Items from a data source:
template <int K, int HALO, int EPI = EPI_LINEAR, bool MRF = false, int NB = 2, int CI_C = 16, int DIL = 0>
__device__ __forceinline__ void rb_tile(const ConvArgs& a, const int tile_x, const int tile_y, const int b, float* __restrict__ xs) {
  static_assert(EPI == EPI_LINEAR || EPI == EPI_UPSAMPLE, "rb_tile: linear and upsample epilogues");
  constexpr int NT = 256, T_T = 32 * NB;
  constexpr int XW = T_T + HALO, XW4 = XW / 4, OCTS = CI_C / 8, S = OCTS * K;
  constexpr int NF4 = CI_C * XW4, NE = (NF4 + NT - 1) / NT;
  constexpr int BUF = rb_buf_floats<HALO, NB, CI_C>();
  static_assert(BUF == NE * NT * 4, "ring stride = whole thread sweeps");
  static_assert(XW % 4 == 0 && S >= NE + 2, "bad tile parameters");
  static_assert(DIL == 0 || ((K - 1) * DIL + (NB - 1) * 32 <= 255 && (K - 1) * DIL + 3 <= HALO), "tap offsets: ds_read2_b32 immediates, inside the halo");

  const int tid = threadIdx.x, lane = tid & 63, wm = tid >> 6;
  const int t0 = tile_x * T_T;
  const int mt0 = tile_y * 4 + wm;
  const int Lin = a.in_len ? a.in_len[b] * a.in_mul : a.in_const;
  const int Lout = a.out_len ? a.out_len[b] * a.out_mul : a.out_const;
  const int n_len = (EPI == EPI_UPSAMPLE) ? (Lin > 0 ? Lin + (K - 1) : 0) : Lout;
  if (t0 >= n_len) return;

  const float slope = a.in_slope;
  const float* xb = a.x + (long long)b * a.x_bs;
  const int nchunks = ((a.Cin + 7) / 8 + OCTS - 1) / OCTS;
  const int PA = (a.pad + 3) & ~3;
  const int used4 = (PA - a.pad + T_T + (K - 1) * a.dil + 3) >> 2;
  const int cin_last = a.Cin - 1, ld_last4 = a.x_ld - 4;

  constexpr int NP = MRF ? 3 : 1;
  const float* xb2 = MRF ? a.x2 + (long long)b * a.x_bs : nullptr;
  const float* xb3 = MRF ? a.x3 + (long long)b * a.x_bs : nullptr;
  float4 pre[NE * NP];
  auto gload = [&](int chunk) {
    const int cb = chunk * CI_C < cin_last ? chunk * CI_C : cin_last;
    const long long cbo = (long long)cb * a.x_ld;
#pragma unroll
    for (int i = 0; i < NE; ++i) {
      const int e = tid + NT * i;
      const int row = e / XW4, f = e - row * XW4;
      const int rowc = row < CI_C ? row : CI_C - 1, rel = rowc < cin_last - cb ? rowc : cin_last - cb;
      const int c0 = t0 - PA + 4 * f;
      const int off = rel * a.x_ld + (c0 < 0 ? 0 : (c0 > ld_last4 ? ld_last4 : c0));
      unsigned off4 = (unsigned)off * 4u;
      pre[i] = rb_a_load(reinterpret_cast<const char*>(xb + cbo), off4);
      if constexpr (MRF) {
        pre[NE + i] = rb_a_load(reinterpret_cast<const char*>(xb2 + cbo), off4);
        pre[2 * NE + i] = rb_a_load(reinterpret_cast<const char*>(xb3 + cbo), off4);
      }
    }
  };
  auto lstore1 = [&](int buf, int chunk, int i) {
    const int e = tid + NT * i;
    const int row = e / XW4, f = e - row * XW4;
    const int c0 = t0 - PA + 4 * f;
    const bool fok = row < a.Cin - chunk * CI_C && f < used4;
    float4 v = pre[i];
    if constexpr (MRF) {
      const float4 v2 = pre[NE + i], v3 = pre[2 * NE + i];
      v.x = ((v.x + v2.x) + v3.x) / a.in_div;
      v.y = ((v.y + v2.y) + v3.y) / a.in_div;
      v.z = ((v.z + v2.z) + v3.z) / a.in_div;
      v.w = ((v.w + v2.w) + v3.w) / a.in_div;
    }
    v.x = (fok && c0 >= 0 && c0 < Lin) ? v.x : 0.f;
    v.y = (fok && c0 + 1 >= 0 && c0 + 1 < Lin) ? v.y : 0.f;
    v.z = (fok && c0 + 2 >= 0 && c0 + 2 < Lin) ? v.z : 0.f;
    v.w = (fok && c0 + 3 >= 0 && c0 + 3 < Lin) ? v.w : 0.f;
    v.x = v.x > 0.f ? v.x : v.x * slope;
    v.y = v.y > 0.f ? v.y : v.y * slope;
    v.z = v.z > 0.f ? v.z : v.z * slope;
    v.w = v.w > 0.f ? v.w : v.w * slope;
    reinterpret_cast<float4*>(xs + buf * BUF)[e] = v;
  };

  floatx16 acc[NB];
#pragma unroll
  for (int nb = 0; nb < NB; ++nb)
#pragma unroll
    for (int r = 0; r < 16; ++r) acc[nb][r] = 0.f;

  const int mt0u = tile_y * 4 + __builtin_amdgcn_readfirstlane(wm);
  const char* wq = reinterpret_cast<const char*>(a.w) + (long long)mt0u * a.noct * K * 1024;
  unsigned lane16 = lane * 16;
  const int last_step = nchunks * S - 1;
  auto a_frag = [&](int chunk, int q) -> float4 {
    int g = chunk * S + q;
    g = g < last_step ? g : last_step;
    return rb_a_load(wq + (long long)g * 1024, lane16);
  };
  constexpr int RD = MI355TTS_ARING;
  float4 ar[RD];

  RB_STAMP(0);
  if (RB_PRIO) __builtin_amdgcn_s_setprio(RB_PRIO);
  gload(0);
#pragma unroll
  for (int i = 0; i < RD - 1; ++i) ar[i] = a_frag(0, i);
  {
    constexpr int NR = NE * NP;
    float4 p0[NR];
#pragma unroll
    for (int i = 0; i < NR; ++i) p0[i] = pre[i];
    gload(1);
    float4 p1[NR];
#pragma unroll
    for (int i = 0; i < NR; ++i) p1[i] = pre[i];
    gload(2);
    float4 p2[NR];
#pragma unroll
    for (int i = 0; i < NR; ++i) { p2[i] = pre[i]; pre[i] = p0[i]; }
#pragma unroll
    for (int i = 0; i < NE; ++i) lstore1(0, 0, i);
#pragma unroll
    for (int i = 0; i < NR; ++i) pre[i] = p1[i];
#pragma unroll
    for (int i = 0; i < NE; ++i) lstore1(1, 1, i);
#pragma unroll
    for (int i = 0; i < NR; ++i) pre[i] = p2[i];
  }
  __syncthreads();
  if (RB_PRIO) __builtin_amdgcn_s_setprio(0);
  RB_STAMP(1);

  const int b_off = (lane >> 5) * XW + (lane & 31) + (PA - a.pad);
// ... 102 lines not shown
          if (row0 >= a.rows) continue;
          const int co = row0 / a.up;
          const int n0 = q * a.up + (row0 - co * a.up) - a.up_pad;
          float* dst = a.y + (long long)b * a.y_bs + (long long)co * a.y_ld + n0;
          if (n0 >= 0 && n0 + 3 < Lout) {
            *reinterpret_cast<float4*>(dst) = make_float4(acc[nb][4 * g4] + bb[4 * g4], acc[nb][4 * g4 + 1] + bb[4 * g4 + 1],
                                                          acc[nb][4 * g4 + 2] + bb[4 * g4 + 2], acc[nb][4 * g4 + 3] + bb[4 * g4 + 3]);
          } else {
#pragma unroll
            for (int e = 0; e < 4; ++e)
              if (n0 + e >= 0 && n0 + e < Lout) dst[e] = acc[nb][4 * g4 + e] + bb[4 * g4 + e];
          }
        }
        continue;
      }
      if (a.up == 2) {
#pragma unroll
        for (int r = 0; r < 16; r += 2) {
          const int row = mt0 * 32 + (r & 3) + 8 * (r >> 2) + rbase;
          if (row >= a.rows) continue;
          const int co = row >> 1;
          const int n0 = q * 2 - a.up_pad;
          float* dst = a.y + (long long)b * a.y_bs + (long long)co * a.y_ld + n0;
          const float v0 = acc[nb][r] + bb[r], v1 = acc[nb][r + 1] + bb[r + 1];
          if (n0 >= 0 && n0 + 1 < Lout && row + 1 < a.rows) {
            typedef float up_float2 __attribute__((ext_vector_type(2), aligned(4)));
            *reinterpret_cast<up_float2*>(dst) = up_float2{v0, v1};
          } else {
            if (n0 >= 0 && n0 < Lout) dst[0] = v0;
            if (row + 1 < a.rows && n0 + 1 >= 0 && n0 + 1 < Lout) dst[1] = v1;
          }
        }
        continue;
      }
#pragma unroll
      for (int r = 0; r < 16; ++r) {
        const int row = mt0 * 32 + (r & 3) + 8 * (r >> 2) + rbase;
        if (row >= a.rows) continue;
        const int co = row / a.up;
        const int n = q * a.up + (row - co * a.up) - a.up_pad;
        if (n < 0 || n >= Lout) continue;
        a.y[(long long)b * a.y_bs + (long long)co * a.y_ld + n] = acc[nb][r] + bb[r];
      }
    }
  } else {
  const int col = lane & 31, rbase = 4 * (lane >> 5);
  const int row0 = mt0 * 32 + rbase;
  float* yb = a.y + (long long)b * a.y_bs;
  const float* rb = a.res ? a.res + (long long)b * a.y_bs : nullptr;
  const bool interior = tile_y * 128 + 128 <= a.rows && t0 + T_T <= Lout;
  float bb[16];
#pragma unroll
  for (int r = 0; r < 16; ++r) bb[r] = (RB_ABL & 16) ? 0.01f : a.bias[row0 + (r & 3) + 8 * (r >> 2)];
  if (interior && NB % 2 == 0 && RB_WIDE_STORES && (a.y_ld & 3) == 0) {
    __syncthreads();
    float* tw = xs + wm * (32 * 64);
    const int rbase0 = mt0 * 32;
#pragma unroll
    for (int np = 0; np < NB / 2; ++np) {
#pragma unroll
    for (int nb = 0; nb < 2; ++nb)
#pragma unroll
      for (int r = 0; r < 16; ++r) tw[((r & 3) + 8 * (r >> 2) + rbase) * 64 + nb * 32 + col] = acc[2 * np + nb][r] + bb[r];
    __builtin_amdgcn_wave_barrier();
#pragma unroll
    for (int h = 0; h < 2; ++h) {
      float4 v[4], rv[4];
      int off[4];
#pragma unroll
      for (int i = 0; i < 4; ++i) {
        const int idx = lane + 64 * (4 * h + i);
        const int row = idx >> 4, c4 = idx & 15;
        off[i] = (rbase0 + row) * a.y_ld + t0 + 64 * np + 4 * c4;
        v[i] = *reinterpret_cast<const float4*>(tw + row * 64 + 4 * c4);
      }
      if (rb && !(RB_ABL & 16)) {
#pragma unroll
        for (int i = 0; i < 4; ++i) rv[i] = *reinterpret_cast<const float4*>(rb + off[i]);
#pragma unroll
        for (int i = 0; i < 4; ++i) {
          v[i].x += rv[i].x;
          v[i].y += rv[i].y;
          v[i].z += rv[i].z;
          v[i].w += rv[i].w;
        }
      }
#pragma unroll
      for (int i = 0; i < 4; ++i) *reinterpret_cast<float4*>(yb + off[i]) = v[i];
    }
    if (np + 1 < NB / 2) __builtin_amdgcn_wave_barrier();
    }
  } else if (interior) {
    const int o0 = row0 * a.y_ld + t0 + col;
    if (rb && !(RB_ABL & 16)) {
#pragma unroll
      for (int nb = 0; nb < NB; ++nb) {
        float rv[16];
#pragma unroll
        for (int r = 0; r < 16; ++r) rv[r] = rb[o0 + ((r & 3) + 8 * (r >> 2)) * a.y_ld + nb * 32];
#pragma unroll
        for (int r = 0; r < 16; ++r) yb[o0 + ((r & 3) + 8 * (r >> 2)) * a.y_ld + nb * 32] = (acc[nb][r] + bb[r]) + rv[r];
      }
    } else {
#pragma unroll
      for (int nb = 0; nb < NB; ++nb)
#pragma unroll
        for (int r = 0; r < 16; ++r) yb[o0 + ((r & 3) + 8 * (r >> 2)) * a.y_ld + nb * 32] = acc[nb][r] + bb[r];
    }
  } else {
#pragma unroll
    for (int nb = 0; nb < NB; ++nb) {
      const int t = t0 + nb * 32 + col;
      const bool tok = t < Lout;
      const int tc = tok ? t : Lout - 1;
#pragma unroll
      for (int h = 0; h < 2; ++h) {
        float v[8];
        int off[8];
#pragma unroll
        for (int q = 0; q < 8; ++q) {
          const int r = 8 * h + q;
          const int row = row0 + (r & 3) + 8 * (r >> 2);
          off[q] = (row < a.rows ? row : a.rows - 1) * a.y_ld + tc;
          v[q] = acc[nb][r] + bb[r];
        }
        if (rb) {
          float rv[8];
#pragma unroll
          for (int q = 0; q < 8; ++q) rv[q] = rb[off[q]];
#pragma unroll
          for (int q = 0; q < 8; ++q) v[q] += rv[q];
        }
#pragma unroll
        for (int q = 0; q < 8; ++q) {
          const int r = 8 * h + q;
          if (tok && row0 + (r & 3) + 8 * (r >> 2) < a.rows) yb[off[q]] = v[q];
        }
      }
    }
  }
  }
  RB_STAMP(3);
}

▶ [EXERCISE INSTRUCTIONS]: Give the number of lines in the entries above that include the word "Lout", and nothing more.

▶ [EXERCISE ANSWER]: 11